Awesome, thank you. Is it better to walk the beach and cover lots of ground making lots of casts? Or better to walk out in the water and cast? Also with all these mullet running around, is there anything close to the beach chasing them, other than what was listed above?


----------



## Cornflake789 (Oct 10, 2008)

yes, the large jack crevalles and king mackerel will run the mullet right up to the beach. They can be caught by a freelined finger mullet, hardtail, or cigar minnow. My favorite method of working the beach is making a few casts then walking down the beach, moving about 15 feet each time. You can also wade out but i have found that most of the time it doesnt make much of a difference unless there is a visible "trough" with in wading range. That "trough" will often times hold pompano, reds, and sharks


----------



## CMoore (Aug 11, 2010)

Thanks for all the tips, now I'm getting way too anxious for the weekend. What exactly are you talking about for free lining? Putting a live mullet on with no weight and letting him swim around? And what is a good way to catch the mullet?

Thanks


----------



## FLbeachbum (Jul 17, 2008)

You cant catch mullet with rod and reel. Mullett are vegetarians they eat algee weeds and other small non meat items. The locals catch mullet with nets. Just use the suggestions above for plenty to catch.


----------



## Catchinem (Dec 19, 2008)

CMoore said:


> Thanks for all the tips, now I'm getting way too anxious for the weekend. What exactly are you talking about for free lining? Putting a live mullet on with no weight and letting him swim around?
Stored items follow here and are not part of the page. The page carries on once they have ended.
template <int NR, int NDOT>
__device__ __forceinline__ void wave_mgs(double* rows, int stride, int ncol, int lane,
                                         double drop) {
  double a[NR];
  const bool cv = lane < ncol;
#pragma unroll
  for (int w = 0; w < NR; ++w) a[w] = cv ? rows[w * stride + lane] : 0.0;
  const bool dv = lane < NDOT;
#pragma unroll
  for (int w = 0; w < NR; ++w) {
    const double n0 = sqrt(wave_sum(dv ? a[w] * a[w] : 0.0));
#pragma unroll
    for (int v = 0; v < w; ++v) {
      const double cf = wave_sum(dv ? a[v] * a[w] : 0.0);
      a[w] = fma(-cf, a[v], a[w]);
    }
    const double nn = sqrt(wave_sum(dv ? a[w] * a[w] : 0.0));
    const double sc = (nn > drop * n0 && nn > 0.0) ? 1.0 / nn : 0.0;
    a[w] *= sc;
  }
  if (cv) {
#pragma unroll
    for (int w = 0; w < NR; ++w) rows[w * stride + lane] = a[w];
  }
}

template <int NROWS, int STRIDE, int NCOL, int NDOT>
__device__ __noinline__ void wave_mgs_lds(double* rows, int lane, double drop, double* scf) {
  const bool cv = lane < NCOL, dv = lane < NDOT;
  for (int w = 0; w < NROWS; ++w) {
    double aw = cv ? rows[w * STRIDE + lane] : 0.0;
    const double n0 = sqrt(wave_sum(dv ? aw * aw : 0.0));
    for (int pass = 0; pass < 2 && w > 0; ++pass) {
      double cf = 0.0;
      if (lane < w) {
        const double* rl = rows + lane * STRIDE;
        const double* rw = rows + w * STRIDE;
#pragma unroll
        for (int c = 0; c < NDOT; ++c) cf = fma(rl[c], rw[c], cf);
      }
      if (lane < w) scf[lane] = cf;
      __builtin_amdgcn_wave_barrier();
      asm volatile("" ::: "memory");
      if (cv) {
#pragma unroll 8
        for (int v = 0; v < w; ++v) aw = fma(-scf[v], rows[v * STRIDE + lane], aw);
        rows[w * STRIDE + lane] = aw;
      }
      __builtin_amdgcn_wave_barrier();
      asm volatile("" ::: "memory");
    }
    const double nn = sqrt(wave_sum(dv ? aw * aw : 0.0));
    const double sc = (nn > drop * n0 && nn > 0.0) ? 1.0 / nn : 0.0;
    if (cv) rows[w * STRIDE + lane] = aw * sc;
    __builtin_amdgcn_wave_barrier();
    asm volatile("" ::: "memory");
  }
}
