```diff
-        for (int k = 0; k < NS; ++k) { nextl[k] = 0; tot[k] = 0.0f; }
-        auto own_layer = [&](auto&& dot, const float bias, const int l, const int si, const int k0, const int k1) __attribute__((always_inline)) {
+        auto own_layer = [&](auto&& dot, const float bias, const int l, const int si) __attribute__((always_inline)) {
             {
-                if (!anysum && period) nap_until(seen[si] + period - (period >> 3));
+                if (period) nap_until(seen[si] + period - (period >> 3));
+                const bool last = l == NL - 1;
+                const int lp = l > 0 ? l - 1 : 0;
 #pragma unroll
                 for (int k = 0; k < NS; ++k) {
                     if (pl.dead) break;
-                    if (k < k0 || k >= k1) continue;
-                    const bool summer = (SPLIT && vB >= 0) ? (k < 2 ? sumA : sumB) : sumA;
                     const rsrc_t rs = sx.rs[k];
                     const int b = sx.b[k];
                     pl.rs = rs;
-                    constexpr int kNb = NS >= 3 ? 8 : 1;
-                    auto drain = [&](bool blocking) __attribute__((always_inline)) {
-                        pl.it = 0;
-                        while (nextl[k] < l && !pl.dead) {
-                            const int base = nextl[k];
-                            unsigned long long q[8];
-#pragma unroll
-                            for (int j = 0; j < 8; ++j)
-                                if (blocking || j < kNb) q[j] = LDSU64(k * SW + (base + j < NL ? base + j : NL - 1) * 64 + lane);
-                            bool go = true;
-#pragma unroll
-                            for (int j = 0; j < 8; ++j) {
-                                if (!blocking && j >= kNb) break;
-                                go = go && (base + j < l) && __all(g_tag(q[j]) == tag);
-                                if (go) { tot[k] = (base + j == 0) ? g_val(q[j]) : tot[k] + g_val(q[j]); nextl[k] = base + j + 1; }
-                            }
-                            if (nextl[k] == base) {
-                                if (!blocking) return;
-                                if (!poll_tick(pl, 52)) return;
-                            }
-                        }
-                    };
                     XMARK(ROLE_SKIP0 + g, 10 + si);
-                    unsigned long long qz;
+                    unsigned long long qz, qp = 0;
                     pl.it = 0;
                     for (;;) {
                         qz = xb_load(rs, (int)XcdExch::ZX + l * 128, zc_lane * 2);
-                        if (summer) drain(false);
+                        qp = LDSU64(k * SW + lp * 64 + lane);
                         if (__all(g_tag(qz) == tag)) break;
                         if (!poll_tick(pl, 51)) break;
-                        if (!summer) __builtin_amdgcn_s_sleep(1);
+                        if (!last) __builtin_amdgcn_s_sleep(1);
                     }
                     if ((INSTR & 1) && pl.dead && g == 0 && lane == 0) {
                         xb_store(rs, (int)XcdExch::MARK + 176 + v * 4, 0, g_tag(qz), __uint_as_float(g_tag(qz)));
                         xb_store(rs, (int)XcdExch::MARK + 177 + v * 4, 0, (unsigned)l, __uint_as_float((unsigned)pl.it));
                         xb_store(rs, (int)XcdExch::MARK + 178 + v * 4, 0, tag, __uint_as_float((unsigned)si));
                     }
-                    if (!anysum && k == 0) {
+                    XSTAMP(g == 0 && last, 20);
+                    const auto sw = __builtin_amdgcn_permlane32_swap((unsigned)qz, (unsigned)qz, false, false);
+                    float val = dot(__uint_as_float(sw[0]), __uint_as_float(sw[1]));
+                    if (use_bias) val = val + bias;
+                    float tot = val;
+                    if (l > 0) {
+                        asm volatile("" : "+v"(val));
+                        if (!__all(g_tag(qp) == tag)) {
+                            unsigned left;
+                            qp = lds_spin_tag(lds_byte_addr_u64(k * SW + lp * 64 + lane), tag, left);
+                            if (left == 0) {
+                                pl.it = 0;
+                                while (!__all(g_tag(qp) == tag)) {
+                                    if (!poll_tick(pl, 52)) break;
+                                    qp = LDSU64(k * SW + lp * 64 + lane);
+                                }
+                            }
+                        }
+                        tot = g_val(qp) + val;
+                    }
+                    if (pl.dead) break;
+                    if (last) {
+                        const float h = (KF > 0 || tot > 0.0f) ? tot : 0.0f;
+                        xb_store(rs, (int)XcdExch::H1 + g * 64, lane, tag, h);
+                        XSTAMP(g == 0, 21);
+                    } else {
+                        LDSU64(k * SW + l * 64 + lane) = ((unsigned long long)tag << 32) | (unsigned long long)__float_as_uint(tot);
+                    }
+                    if (k == 0) {
                         const unsigned long long now = __builtin_amdgcn_s_memtime();
                         if (si == 0) { const unsigned long long d = now - seen[0]; period = (seen[0] != 0 && d < (1ull << 18)) ? d : 0; }
                         seen[si] = now;
                     }
-                    XSTAMP(g == 0 && summer && l == NL - 1, 20);
-                    const auto sw = __builtin_amdgcn_permlane32_swap((unsigned)qz, (unsigned)qz, false, false);
-                    float val = dot(__uint_as_float(sw[0]), __uint_as_float(sw[1]));
-                    if (use_bias) val = val + bias;
-                    if (!summer) {
-                        LDSU64(k * SW + l * 64 + lane) = ((unsigned long long)tag << 32) | (unsigned long long)__float_as_uint(val);
-                    } else {
-                        drain(true);
-                        tot[k] = (l == 0) ? val : tot[k] + val;
-                        nextl[k] = l + 1;
-                        if (l == NL - 1 && !pl.dead) {
-                            const float h = (KF > 0 || tot[k] > 0.0f) ? tot[k] : 0.0f;
-                            xb_store(rs, (int)XcdExch::H1 + g * 64, lane, tag, h);
-                            XSTAMP(g == 0, 21);
-                        }
-                    }
                 }
             }
         };
 #pragma unroll
         for (int j = 0; j < kLds; ++j) {
             if (j < nlds && !pl.dead)
-                own_layer([&](float xa_, float xb_) __attribute__((always_inline)) { return dot32_dpp_lds(o_tile4 + (v + 8 * j) * (kTile / 4), lane, xa_, xb_); }, bs[j], v + 8 * j, j, 0, NS);
+                own_layer([&](float xa_, float xb_) __attribute__((always_inline)) { return dot32_dpp_lds(o_tile4 + (v + 8 * j) * (kTile / 4), lane, xa_, xb_); }, bs[j], v + 8 * j, j);
         }
 #pragma unroll
         for (int i = 0; i < kReg; ++i) {
-            if (i < nown && !pl.dead) {
-                const int l = NLDS + v + 8 * i;
-                own_layer([&](float xa_, float xb_) __attribute__((always_inline)) { return dot32_dpp(ws[i].w, xa_, xb_); }, bs[kLds + i], l, kLds + i, 0,
-                          (SPLIT && vB >= 0 && l == NL - 1) ? 2 : NS);
-            }
-        }
-        if (SPLIT && sumB && !pl.dead)
-            own_layer([&](float xa_, float xb_) __attribute__((always_inline)) { return dot32_dpp(wx.w, xa_, xb_); }, bx, NL - 1, kSlots, 2, NS);
+            if (i < nown && !pl.dead)
+                own_layer([&](float xa_, float xb_) __attribute__((always_inline)) { return dot32_dpp(ws[i].w, xa_, xb_); }, bs[kLds + i], NLDS + v + 8 * i, kLds + i);
+        }
     }
     if (pl.dead && lane == 0) {
 #pragma unroll
```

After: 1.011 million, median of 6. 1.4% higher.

And what is a good way to catch the mullet?
> 
> Thanks


Get ya a big treble hook with a 1 or 2 ounce weight tied on top and cast into the mullet and snag em.


----------



## jack2 (Mar 19, 2010)

mullet will definately go after a dough ball. open a can of biscuit.
let it sit for a day or two. wad it up on a treble. cast right beside the school. sure catch and be ready for a fight. 20+ lb. test.

jack


----------



## gbliz (Jan 13, 2011)

are mullet good to eat?? And while i was there i saw people catch catfish and threw them on the beach to die,, was wondering about this practice


----------



## floridah2o (Feb 29, 2008)

Mullet are excellent when fresh. As for the catfish, I don't know of the preferred way for catfish to die, just as long as they do indeed die.


----------



## salt_water_guy (Feb 9, 2008)

gbliz said:


> are mullet good to eat?? And while i was there i saw people catch catfish and threw them on the beach to die,, was wondering about this practice


 I hope they toss em back cuz i dont want to step on a barb


----------



## gbliz (Jan 13, 2011)

Does anyone know what a out of state fishing license cost?? oklahoma city here.. coming the first week in march,,, also wondering what can be caught surf fishing?


----------



## gbliz (Jan 13, 2011)

HELLO to all was wondering about a a good but INEXPENSIVE place for my travel trailer ? campground situation,,, AND I WILL BUY THE BAIT IF SOMEONE WANTS TO GO SURF FISHING WITH ME,,, I AM 60 YRS OLD IF THAT MEANS ANYTHING?????


----------



## BananaTom (Feb 16, 2008)

gbliz said:


> Does anyone know what a out of state fishing license cost?? oklahoma city here.. coming the first week in march,,, also wondering what can be caught surf fishing?


 
*The Pompano maybe running by then, but you will catch fish.*

Non-Resident Saltwater Fishing License
<LI id=jsArticleStep1 itxtvisited="1">For those who wish to enjoy saltwater fishing during their stay, annual saltwater fishing licenses can be purchased for $47.00 as of 2010. A three-day saltwater fishing license costs $17.00 and a seven-day license is $30.00. 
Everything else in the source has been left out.